Rest entries that appear complete on paper but do not actually meet the 10-hour minimum in a 24-hour period.
A 7-day total that falls short because several small daily deficits were never reconciled.
Unsigned or unacknowledged records, especially after a schedule change or port call disruption.
Amended entries with no explanation, no reviewer initials, or no traceable reason for the correction.
Repeated emergency work entries that lack a clear justification or corrective action plan.
Consecutive work periods that create fatigue risk even when individual days look acceptable.
Watchkeeper schedules that do not match the recorded rest log, indicating a planning or recording mismatch.

Common use cases

Chief Officer on a cargo vessel
The chief officer uses the log to review bridge watchkeepers and deck crew after cargo operations, port calls, and maintenance work. The template helps reconcile actual rest against the planned watch schedule before the next departure.
Marine compliance manager in a fleet office
A shore-side compliance manager uses the template to compare vessels on the same reporting format and spot recurring fatigue issues. It is useful for internal audits, corrective action tracking, and preparing for external inspections.
Master on a ferry with frequent turnarounds
The master uses the log to capture short rest windows between sailings, drills, and passenger-service demands. It provides a clear record when operational tempo makes rest compliance harder to maintain.
Offshore installation support vessel coordinator
A coordinator uses the template to document crew rest during weather delays, standby periods, and unplanned maintenance. The log helps separate justified exceptions from avoidable scheduling problems.

Frequently asked questions

Who should use a Seafarer Work and Rest Hours Compliance Log?

This template is typically used by the master, chief officer, designated officer, or crewing administrator responsible for watch schedules and fatigue control. It also works for internal auditors and vessel managers who need a consistent record for review. If your vessel carries watchkeepers or other covered crew, this log gives you a repeatable way to document compliance and exceptions.

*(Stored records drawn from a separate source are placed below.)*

template <int CLS, int LAG, int G>
__global__ __launch_bounds__(BAND_CT) void k_band_inverse_ring(const double* __restrict__ U_, int64_t p_off, int k0, int k1, int kcol0,
                                                               const double* __restrict__ Z, int64_t ldz, double* X, int64_t ldx, int64_t N,
                                                               const double* __restrict__ tab_x, int T, double y0, double ystep, double ylast,
                                                               const double* __restrict__ tmin, const double* __restrict__ tmax,
                                                               const double* __restrict__ img, int nb, int tab_slot, int R,
                                                               int64_t rows_per_wg, int w0, int W) {
    constexpr int DB = cls_db(CLS), DA = cls_da(CLS), PS = rec_stride(CLS, LAG);
    constexpr int NS = BAND_NS, NP = NS / 2, CT = BAND_CT, ROWS = NS * CT, HALF = 2 * CT;
    extern __shared__ __align__(16) double g_lds[];
    const int tid = threadIdx.x;
    const int64_t c0 = (int64_t)blockIdx.x * rows_per_wg;
    if (c0 >= N) return;
    const int64_t c1 = c0 + rows_per_wg < N ? c0 + rows_per_wg : N;
    const int ntile = (int)((c1 - c0 + ROWS - 1) / ROWS);
    const int ncomp = k1 - k0;
// ... 12 lines not shown
    cx.y0 = y0; cx.ystep = ystep; cx.y0m = y0m; cx.ldzb = ldzb; cx.ldxb = ldxb; cx.c1_32 = (unsigned int)c1;
    BandRing rg;
    {
        const int U = tab_slot >> 1, nw = (U + 63) >> 6;
        const int piece = (tid >> 6) % nw;
        const int start = 64 * piece < U - 64 ? 64 * piece : U - 64;
        rg.src = (const char*)img + (size_t)(start + (tid & 63)) * 16;
        rg.dst = __builtin_amdgcn_readfirstlane((unsigned int)start * 16u);
        rg.tabs_lds = band_lds_addr(tabs);
        rg.stride = (unsigned int)tab_slot * 8u;
        rg.R = R; rg.ncomp = ncomp; rg.pos = 0; rg.gcnt = 0;
        rg.tpos = G > 0 ? R - G : 0;
        rg.tcomp = G > 0 ? (R - G) % ncomp : 0;
    }
    D2 zfirst[NP];
#pragma unroll
    for (int q = 0; q < NP; ++q) {
        unsigned int n = (unsigned int)c0 + 2u * (unsigned int)tid + (unsigned int)(q * HALF);
        n = n < last_pair ? n : last_pair;
        zfirst[q] = band_load2((const char*)Z + (size_t)(n * 8u));
    }
    band_ring_fill(img, ncomp, tabs, tab_slot, R);
    for (int i = tid; i < W; i += CT) {
        etab[2 * i] = band_expq_series(w0 + i == T - 1 ? ylast : (double)(w0 + i) * ystep + y0);
        etab[2 * i + 1] = fma((double)(w0 + i + 1), ystep, y0m);
    }
    asm volatile("s_waitcnt vmcnt(0)" ::: "memory");
    __syncthreads();
    for (int tile = 0; tile < ntile; ++tile) {
        const unsigned int tbase = (unsigned int)c0 + (unsigned int)tile * (unsigned int)ROWS + 2u * (unsigned int)tid;
        const bool full = c0 + (int64_t)(tile + 1) * ROWS <= c1;
        unsigned int roff[NP];
#pragma unroll
        for (int q = 0; q < NP; ++q) {
            unsigned int n = tbase + (unsigned int)(q * HALF);
            n = n < last_pair ? n : last_pair;
// ... 4 lines not shown
        for (int e = 0; e < NS; ++e)
#pragma unroll
            for (int l = 0; l < LAG; ++l) pend[e][l] = 0.0;
        for (int i = 0; i < LAG; ++i) {
            const int cc = kcol0 - LAG + i;
            cdbl_p rec = P + (int64_t)(k0 + i) * PS;
            const char* col = (const char*)X + (int64_t)(cc < 0 ? 0 : cc) * ldxb;
#pragma unroll
            for (int q = 0; q < NP; ++q) {
                D2 xv = {0.0, 0.0};
                if (cc >= 0) xv = *(const D2*)(col + roff[q]);
                band_push<DB, DA, LAG>(rec + TTM_P_HDR, rec[1], xv.x, cc >= 0 ? band_expq_series(xv.x) : 1.0, pend[2 * q]);
                band_push<DB, DA, LAG>(rec + TTM_P_HDR, rec[1], xv.y, cc >= 0 ? band_expq_series(xv.y) : 1.0, pend[2 * q + 1]);
            }
        }
        band_inverse_tile<CLS, LAG, true, G>(cx, full, k0, k1, (const char*)Z, (char*)X + (int64_t)kcol0 * ldxb, tbase, roff, pend, zfirst, tile == 0, &rg);
    }
}

template <int CLS, int LAG, int LAGE, bool PLAIN>
__global__ __launch_bounds__(BAND_CT) void k_band_few_inverse(const double* __restrict__ U_, int64_t p_off, int k0, int k1, int kcol0,
                                                              const double* __restrict__ Z, int64_t ldz, double* X, int64_t ldx, int64_t N,
                                                              const double* __restrict__ tab_x, int T, double y0, double ystep, double ylast,
                                                              const double* __restrict__ tmin, const double* __restrict__ tmax,
                                                              const int* __restrict__ bkt, int nb, int tab_slot, int ntiles) {
    constexpr int DB = cls_db(CLS), DA = cls_da(CLS), GP = cls_gp(CLS), PS = rec_stride(CLS, LAG);
    constexpr int NS = BAND_FEW_NS, NP = NS / 2, CT = BAND_CT, ROWS = NS * CT, HALF = 2 * CT, FD = TTM_P_FEW_D, HDR = BAND_RT_HDR;
    extern __shared__ __align__(16) double g_lds[];
    const int tid = threadIdx.x;
    const int nc = k1 - k0;
    const int Weven = (T + 4 + 1) & ~1;
// ... 1386 lines not shown
static size_t block_lds_span(const ttm_program* p, int k0, int k1, int Bc, bool splines_only) {
    size_t lds = 0;
    for (int kb = k0; kb < k1; kb += Bc) {
        int a = kb, b = (kb + Bc < k1 ? kb + Bc : k1) - 1;
        if (splines_only) {
            while (a <= b && uc(p, a, TTM_UC_NI) <= 0) ++a;
            while (b >= a && uc(p, b, TTM_UC_NI) <= 0) --b;
        }
        const size_t s = a > b ? 0 : (size_t)(uc(p, b, TTM_UC_TAB_OFF) + TTM_U_TSTRIDE * uc(p, b, TTM_UC_NI) - uc(p, a, TTM_UC_TAB_OFF)) * 8;
        lds = s > lds ? s : lds;
    }
    return lds;
}

int forward(const ttm_program* p, const double* U, int k0, int k1, const double* Xsoa, int64_t ldx, int64_t N, double* Zsoa, int64_t ldz,
            double* logdet, const double* sigma, double* sumsq, int cus, size_t lds_per_cu, int block, void* stream, const char** kernel_name) {
    if (!usable(p, k0, k1) || (!Zsoa && !logdet && !sumsq) || N >= ((int64_t)1 << 28)) return 1;
    if (!col_ok(Xsoa, ldx, even_rows(N)) || (Zsoa && !col_ok(Zsoa, ldz, 0)) || !vec_ok(U) || !vec_ok(logdet) || !vec_ok(sumsq)) return 1;
    const bool dens = logdet || sumsq;
    const size_t stat = dens ? (size_t)BAND_UNI * 8 : 0;
    if (dens && k1 - k0 > BAND_UNI) return 1;
    const size_t fixed = (size_t)BAND_ET_DOUBLES * 8 + stat;
    if (lds_per_cu <= fixed) return 1;
    const int Bc = plan_blocks(p, k0, k1, lds_per_cu - fixed, block);
    if (Bc <= 0) return 1;
    const size_t lds = block_lds_sum(p, k0, k1, Bc) + fixed - stat;
    const int cls = p->u_h_cls, lag = p->u_p_lag, kcol0 = uc(p, k0, TTM_UC_KC);
    if (logdet && !Zsoa && !sumsq && k1 - k0 <= BAND_UNI) {
        const size_t lbudget = lds_per_cu - (size_t)BAND_UNI * 8;
        const int LBc = plan_blocks(p, k0, k1, lbudget, block);
        const size_t llds = LBc > 0 ? block_lds_span(p, k0, k1, LBc, true) + 16 : 0;
// ... 23 lines not shown
                          ldx, N, Zsoa, ldz, logdet, sigma, sumsq, fs.ntiles, fs.tab0, fs.ntab);
        }
    }
    if (lag != 2 || cls > 3) return 1;
    const bool own = sweep_has_own(p, k0, k1);
    const ChunkGrid cg = chunk_grid(N, cus);
    if (dens) {
        auto dk = with_bool(Zsoa != nullptr, [&](auto WZ) {
            return with_bool(own, [&](auto OW) {
                return with_cls<3>(cls, [&](auto C) { return k_band_density<decltype(C)::value, 2, decltype(WZ)::value, decltype(OW)::value>; });
            });
        });
        return launch(dk, cg.grid, lds, stream, "k_band_density", kernel_name, U, p->u_p_off, k0, k1, kcol0, Xsoa, ldx, N, Zsoa, ldz, logdet, sigma,
                      sumsq, cg.rows, Bc);
    }
    auto kern = with_bool(own, [&](auto OW) { return with_cls<3>(cls, [&](auto C) { return k_band_forward<decltype(C)::value, 2, decltype(OW)::value>; }); });
    return launch(kern, cg.grid, lds, stream, "k_band_forward", kernel_name, U, p->u_p_off, k0, k1, kcol0, Xsoa, ldx, N, Zsoa, ldz, cg.rows, Bc);
}

int roundtrip(const ttm_program* p, const double* U, int k0, int k1, const double* Xsoa, int64_t ldx, int64_t N, double* Zsoa, int64_t ldz,
              double* Xr, int64_t ldr, double* logdet, const double* sigma, double* sumsq, const double* tab_x, int T, const double* y_affine,
              const double* tmin, const double* tmax, const int32_t* bkt, int nb, int cus, size_t lds_per_cu, bool force, void* stream,
              const char** kernel_name) {
    const int nc = k1 - k0;
    if (!usable(p, k0, k1) || nc > TTM_P_FEW_D || !Xr || T < 64 || T + 4 > BAND_CT || nb + 1 != 1024 || N >= ((int64_t)1 << 28)) return 1;
    if (!vec_ok(bkt) || (sigma && !logdet) || !y_affine_ok(y_affine)) return 1;
    const int64_t need = even_rows(N);
    if (!col_ok(Xsoa, ldx, need) || (Zsoa && !col_ok(Zsoa, ldz, need)) || !col_ok(Xr, ldr, need) || !vec_ok(U) || !vec_ok(logdet) || !vec_ok(sumsq))
        return 1;
    const FewSweep fs = few_sweep(p, k0, k1, N, cus);
    const BandImageSlot slot = band_image_slot(T, nb);
// ... 83 lines not shown
static BlockPlan block_plan(int T, int W, int nb, int ncomp, size_t lds_per_cu, int block) {
    const BandImageSlot slot = band_image_slot(W, nb);
    BlockPlan b = {W, (T - W) / 2, slot.tab_slot, 0, 0, 0};
    if (slot.lds(1) > lds_per_cu) return b;
    b.Bc = (int)((lds_per_cu - slot.lds(0)) / ((size_t)slot.tab_slot * 8));
    if (b.Bc > ncomp) b.Bc = ncomp;
    if (b.Bc > BAND_RT_KMAX) b.Bc = BAND_RT_KMAX;
    if (block > 0 && block < b.Bc) b.Bc = block;
    b.nblk = (ncomp + b.Bc - 1) / b.Bc;
    b.lds = slot.lds(b.Bc);
    return b;
}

What does this template actually cover?

It covers inspection setup, daily work and rest record review, 24-hour rest compliance, 7-day rest compliance, and documented violations or corrective actions. The template is built to capture start and end times, signatures or acknowledgments, missing-entry explanations, and any shortfall against the minimum rest thresholds. It is meant to produce a traceable compliance record, not just a schedule.

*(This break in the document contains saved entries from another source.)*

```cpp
template <typename T, int KS, int WM, int WN, int MT, int NTW, int NVA, bool Q, bool PE, int OCC, int WR, bool ZM = false, typename TY = T, bool DB = false, int EO = -1>
__global__ __launch_bounds__(64 * WM * WN, OCC) void conv_core_kernel(const ConvK k) {
    extern __shared__ __attribute__((aligned(16))) char smem[];
    constexpr int NTHR = 64 * WM * WN;
    constexpr int KV = ET<T>::KV, CK = ET<T>::CK, TAPS = KS * KS;
    static_assert(!ZM || (Q && KS == 3), "block-end source: 3x3, two tensors on load");
    static_assert(!DB || (!ZM && WR == 0 && KS == 3), "double-buffered image: 3x3, plain / BN / BNBWD sources, filters staged per chunk");
    constexpr int BCO = WN * NTW * 16;
    constexpr int ROWB = TAPS * 64 + 32;
    constexpr int NVB = (BCO * TAPS * 4 + NTHR - 1) / NTHR;
    const stl_conv& p = k.p;
    const int tid = threadIdx.x, lane = tid & 63, wave = tid >> 6, r16 = lane & 15, g = lane >> 4;
    const int wm = wave % WM, wn = wave / WM;
    const int bl = blockIdx.x >> 3;
    const int lx = __builtin_amdgcn_readfirstlane(bl / k.ny), by = bl - lx * k.ny;
    const int n0 = by * BCO;
    const bool wres = WR < 0 ? (k.wres != 0) : (WR == 1);

    STAMP(0);
#ifdef STL_STAMPS
    if (k.dbg && blockIdx.x == 0 && blockIdx.y == 0 && threadIdx.x == 0) g_stamps[12] = __builtin_amdgcn_s_memtime();
#endif
    float* cs = reinterpret_cast<float*>(smem + k.off_cs);
    float* cm = reinterpret_cast<float*>(smem + k.off_cm);
    char* sA = smem + k.off_a;
    char* sB = smem + k.off_b;

    for (int c = tid; c < k.cipad; c += NTHR) {
        float a = 0.f, b = 0.f, cc = 0.f;
        if (c < p.Ci) src_consts(p.src, c, p.Ci, a, b, cc);
        cs[c] = a, cs[k.cipad + c] = b, cs[2 * k.cipad + c] = cc;
    }
    if (!PE && EpiOps<EO>::my(p)) {
        for (int c = tid - (NTHR - 64); c >= 0 && c < BCO; c += 64) {
            float a = 0.f, b = 0.f, mu = 0.f, rs = 0.f;
            if (n0 + c < p.Co) {
                bn_mean_rstd(p.mask_bn, n0 + c, p.Co, mu, rs);
                bn_affine(p.mask_bn.gamma[n0 + c], p.mask_bn.beta[n0 + c], mu, rs, a, b);
            }
            cm[c] = a, cm[BCO + c] = b, cm[2 * BCO + c] = mu, cm[3 * BCO + c] = rs;
        }
    }
    STAMP(1);
    int a_rc[NVA];
#pragma unroll
    for (int i = 0; i < NVA; ++i) {
        const int v = tid + i * NTHR;
        if (v < k.HP * 4) {
            const int hp = v >> 2, hr = fdiv(hp, k.r_HC);
            a_rc[i] = (hr << 16) | (hp - hr * k.HC);
        } else {
            a_rc[i] = -1;
        }
    }
    const int a_part = tid & 3;
    uint32_t a_int = 0;
    if constexpr (ZM) {
#pragma unroll
        for (int i = 0; i < NVA; ++i)
            if (a_rc[i] >= 0) {
                const int hr = a_rc[i] >> 16, hc = a_rc[i] & 0xffff;
                if (hr >= 1 && hr <= k.TH && hc >= 1 && hc <= k.TW && by == 0 && p.src_out) a_int |= 1u << i;
            }
    }
    int b_g[NVB], b_l[NVB];
#pragma unroll
    for (int i = 0; i < NVB; ++i) {
        const int v = tid + i * NTHR;
        b_g[i] = -1, b_l[i] = 0;
        if (v < BCO * TAPS * 4) {
            const int n = v / (TAPS * 4), r = v - n * (TAPS * 4), tap = r >> 2, part = r & 3;
            b_l[i] = n * ROWB + tap * 64 + part * 16;
            if (n0 + n < p.Co) b_g[i] = ((n0 + n) * TAPS + tap) * p.Ci + part * KV;
        }
    }
    const int tilepx = k.TH * k.TW;
    int xoff[MT];
    int e_yx[MT];
#pragma unroll
    for (int mi = 0; mi < MT; ++mi) {
        int m = (wm * MT + mi) * 16 + r16;
        e_yx[mi] = -1;
        if (m < tilepx) {
            const int ty = fdiv(m, k.r_TW);
            e_yx[mi] = (ty << 16) | (m - ty * k.TW);
        } else {
            m = 0;
        }
        const int ty = fdiv(m, k.r_TW), tx = m - ty * k.TW;
        xoff[mi] = ((ty * k.seff) * k.HC + tx * k.seff) * PSA + g * 16;
    }
    const int woff = (wn * NTW * 16 + r16) * ROWB + g * 16;

    STAMP(2);
    V16 ra[NVA], rq[Q ? NVA : 1], rb[NVB];
    int a_go[NVA];
    int st_t, st_ch;
    bool st_have;

    auto tile_terms = [&](int t, int& y0, int& cb, int& b0) __attribute__((always_inline)) {
        const int tr = sdiv(t, k.m_tc), tc = t - tr * k.tiles_c;
        const int vrs = tr * k.TH * k.seff;
        cb = tc * k.TW * k.seff - k.pad;
        b0 = sdiv(vrs, k.m_PI), y0 = vrs - b0 * k.PI - k.pad;
    };
    auto slot_go = [&](int rc, int y0, int cb, int b0) __attribute__((always_inline)) -> int {
// ... 34 lines not shown
        }
    };
    const float relu_lo = p.src.relu ? 0.f : -INFINITY;
    auto write_lds = [&](const int* go, int k0) __attribute__((always_inline)) {
        const int ch = k0 + a_part * KV;
#pragma unroll
        for (int i = 0; i < NVA; ++i) {
            if (a_rc[i] < 0) continue;
            const bool ok = go[i] >= 0 && ch < p.Ci;
            const int chc = ok ? ch : 0;
            V16 val = ra[i];
            if constexpr (ZM) {
                val = xform_bnadd<T>(val, rq[i], cs + chc, cs + k.cipad + chc, relu_lo);
                if (ok && ((a_int >> i) & 1u)) stg16((char*)p.src_out + (size_t)(go[i] + k0) * sizeof(T), val);
            } else if (Q)
                val = xform_bnbwd<T, TY>(val, rq[i], cs + chc, cs + k.cipad + chc, cs + 2 * k.cipad + chc);
            else if (p.src.mode != STL_SRC_PLAIN)
                val = xform_bn<T>(val, cs + chc, cs + k.cipad + chc, relu_lo);
            mask16(val, ok);
            const int v = tid + i * NTHR;
            *reinterpret_cast<V16*>(sA + (v >> 2) * PSA + (v & 3) * 16) = val;
        }
        if (!wres) {
#pragma unroll
            for (int i = 0; i < NVB; ++i) {
                const bool ok = b_g[i] >= 0 && (k0 + ((tid + i * NTHR) & 3) * KV) < p.Ci;
                V16 val = rb[i];
                mask16(val, ok);
                if (tid + i * NTHR < BCO * TAPS * 4) *reinterpret_cast<V16*>(sB + b_l[i]) = val;
            }
        }
    };

    if (wres) {
#pragma unroll
        for (int i = 0; i < NVB; ++i) {
            const bool ok = b_g[i] >= 0 && (((tid + i * NTHR) & 3) * KV) < p.Ci;
            rb[i] = ldg16((const char*)p.w + (size_t)(ok ? b_g[i] : 0) * sizeof(T));
        }
    }

    f2v s0[NTW][2], s1[NTW][2];
#pragma unroll
    for (int ni = 0; ni < NTW; ++ni)
#pragma unroll
        for (int h = 0; h < 2; ++h) s0[ni][h] = f2v{0.f, 0.f}, s1[ni][h] = f2v{0.f, 0.f};

    const int xcd = blockIdx.x & 7, nx = __builtin_amdgcn_readfirstlane((gridDim.x >> 3) / k.ny);
    const int T8 = (k.npt + 7) >> 3;
    const int vpitch = p.Ho + 1;

    int it_n = lx, t_n = xcd * T8 + lx, ch_n = 0;
    bool have_n = (it_n < T8) && (t_n < k.npt);
    auto prefetch = [&]() __attribute__((always_inline)) {
        if (have_n && ch_n == 0) tile_setup(t_n, a_go);
        st_t = t_n, st_ch = ch_n, st_have = have_n;
        issue(a_go, ch_n * CK, have_n);
        if (++ch_n == k.nchunks) {
            ch_n = 0, it_n += nx, t_n = xcd * T8 + it_n;
            have_n = have_n && (it_n < T8) && (t_n < k.npt);
        }
    };
    STAMP(3);
    if constexpr (!DB) {
        prefetch();
        if (wres) {
#pragma unroll
            for (int i = 0; i < NVB; ++i) {
                const bool ok = b_g[i] >= 0 && (((tid + i * NTHR) & 3) * KV) < p.Ci;
                V16 val = rb[i];
                mask16(val, ok);
                if (tid + i * NTHR < BCO * TAPS * 4) *reinterpret_cast<V16*>(sB + b_l[i]) = val;
            }
        }
        __syncthreads();
    }
    STAMP(4);

    f32x4 acc[MT][NTW];
#pragma unroll
    for (int mi = 0; mi < MT; ++mi)
#pragma unroll
        for (int ni = 0; ni < NTW; ++ni) acc[mi][ni] = f32x4{0.f, 0.f, 0.f, 0.f};

    constexpr bool EPRE = (OCC <= 1 && WM == 4 && WN == 2 && NTW == 2) && Q && !PE && !ZM && sizeof(T) == 2;
    constexpr bool EBURST = !EPRE && (EO == 1 || EO == 2) && !PE && sizeof(T) == 2;
    auto out_pixel = [&](int vr0, int c0, int mi, bool& pok) __attribute__((always_inline)) -> size_t {
        const int eb0 = sdiv(vr0, k.m_vp), ey0 = vr0 - eb0 * vpitch;
        int eyx = e_yx[mi];
        if constexpr (DB) {
            const int m = (wm * MT + mi) * 16 + r16, ty_ = fdiv(m, k.r_TW);
            eyx = m < tilepx ? ((ty_ << 16) | (m - ty_ * k.TW)) : -1;
        }
        const int ty = eyx >> 16, tx = eyx & 0xffff;
        const int oy0 = ey0 + ty, c = c0 + tx;
        const int wr_ = fdiv(oy0, k.r_vp);
        const int oy = mad24_vsv(wr_, -vpitch, oy0), b = eb0 + wr_;
        pok = (eyx >= 0) & (b < p.B) & (oy < p.Ho) & (c < p.Wo);
        const int e = mulu24_vs(madu24_vsv(madu24_vsv(b, p.Ho, oy), p.Wo, c), p.Co);
        return pok ? (size_t)(uint32_t)e : 0;
    };
    auto epi_fetch = [&](int vr0, int c0, bool* pokv, size_t* pixv, EpiRaw<NTW>* er) __attribute__((always_inline)) {
#pragma unroll
        for (int mi = 0; mi < MT; ++mi) {
            pixv[mi] = out_pixel(vr0, c0, mi, pokv[mi]);
            epilogue_fetch<T, NTW, true, EO>(p, pokv[mi], pixv[mi], n0, wn * NTW * 16, g, er[mi]);
        }
    };

    if constexpr (DB) {
        constexpr int NSLOT = NVA + NVB;
        prefetch();
        int cu_t = st_t, cu_ch = st_ch;
        bool cu_have = st_have;
        __syncthreads();
        write_lds(a_go, st_ch * CK);
        prefetch();
        __syncthreads();
        int img = 0;
        [[maybe_unused]] int dbg_it = 0;
        while (cu_have) {
            STAMP2(4 * dbg_it);
            const int t = cu_t, ch0 = cu_ch;
            const int tr = sdiv(t, k.m_tc), tc = t - tr * k.tiles_c;
            const int vr0 = tr * k.TH, c0 = tc * k.TW;
            const bool last_chunk = (ch0 + 1 == k.nchunks);
            bool pokv[EPRE ? MT : 1];
            size_t pixv[EPRE ? MT : 1];
            EpiRaw<NTW> er[EPRE ? MT : 1];
            const int k0w = st_ch * CK, k0n = ch_n * CK;
            const bool en_n = have_n, nt = have_n && ch_n == 0;
            int y0n = 0, cbn = 0, b0n = 0;
            if (nt) tile_terms(t_n, y0n, cbn, b0n);
            constexpr bool KREG = !Q || EO == 0 || EO == 1 || EO == 2;
            constexpr int NPK = sizeof(T) == 2 ? 4 : 2;
            f2v kca[NPK], kcb[NPK], kcc[Q ? NPK : 1];
            if constexpr (KREG) {
                const int ch = k0w + a_part * KV;
#pragma unroll
                for (int i = 0; i < NPK; ++i) {
                    kca[i] = reinterpret_cast<const f2v*>(cs + ch)[i];
                    kcb[i] = reinterpret_cast<const f2v*>(cs + k.cipad + ch)[i];
                    if (Q) kcc[i] = reinterpret_cast<const f2v*>(cs + 2 * k.cipad + ch)[i];
                }
            }
// ... 621 lines not shown
```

How often should this log be completed?

Use it during the inspection period you define, which is often daily or per voyage segment depending on your vessel’s operating pattern. Many operators review entries at least once per watch cycle and then perform a formal weekly compliance check. The key is to review it often enough to catch shortfalls before they repeat across multiple days.

Does this template help with regulatory compliance?

Yes, it is aligned to common maritime fatigue-management expectations and work/rest hour controls used in flag-state and port-state reviews. It supports documentation practices associated with international maritime labor and safety requirements, plus company SMS procedures. You should still tailor it to your flag, vessel type, and any local labor or maritime authority requirements.

What are the most common mistakes this log helps catch?

Common issues include incomplete time entries, rest periods that do not add up to the required minimum, and signatures that are missing or added after the fact without explanation. It also surfaces repeated shortfalls caused by port calls, maintenance peaks, or watch changes that were not formally managed. Another frequent problem is treating emergency work as a blanket excuse without documenting the reason and corrective action.

How do I customize it for my vessel or fleet?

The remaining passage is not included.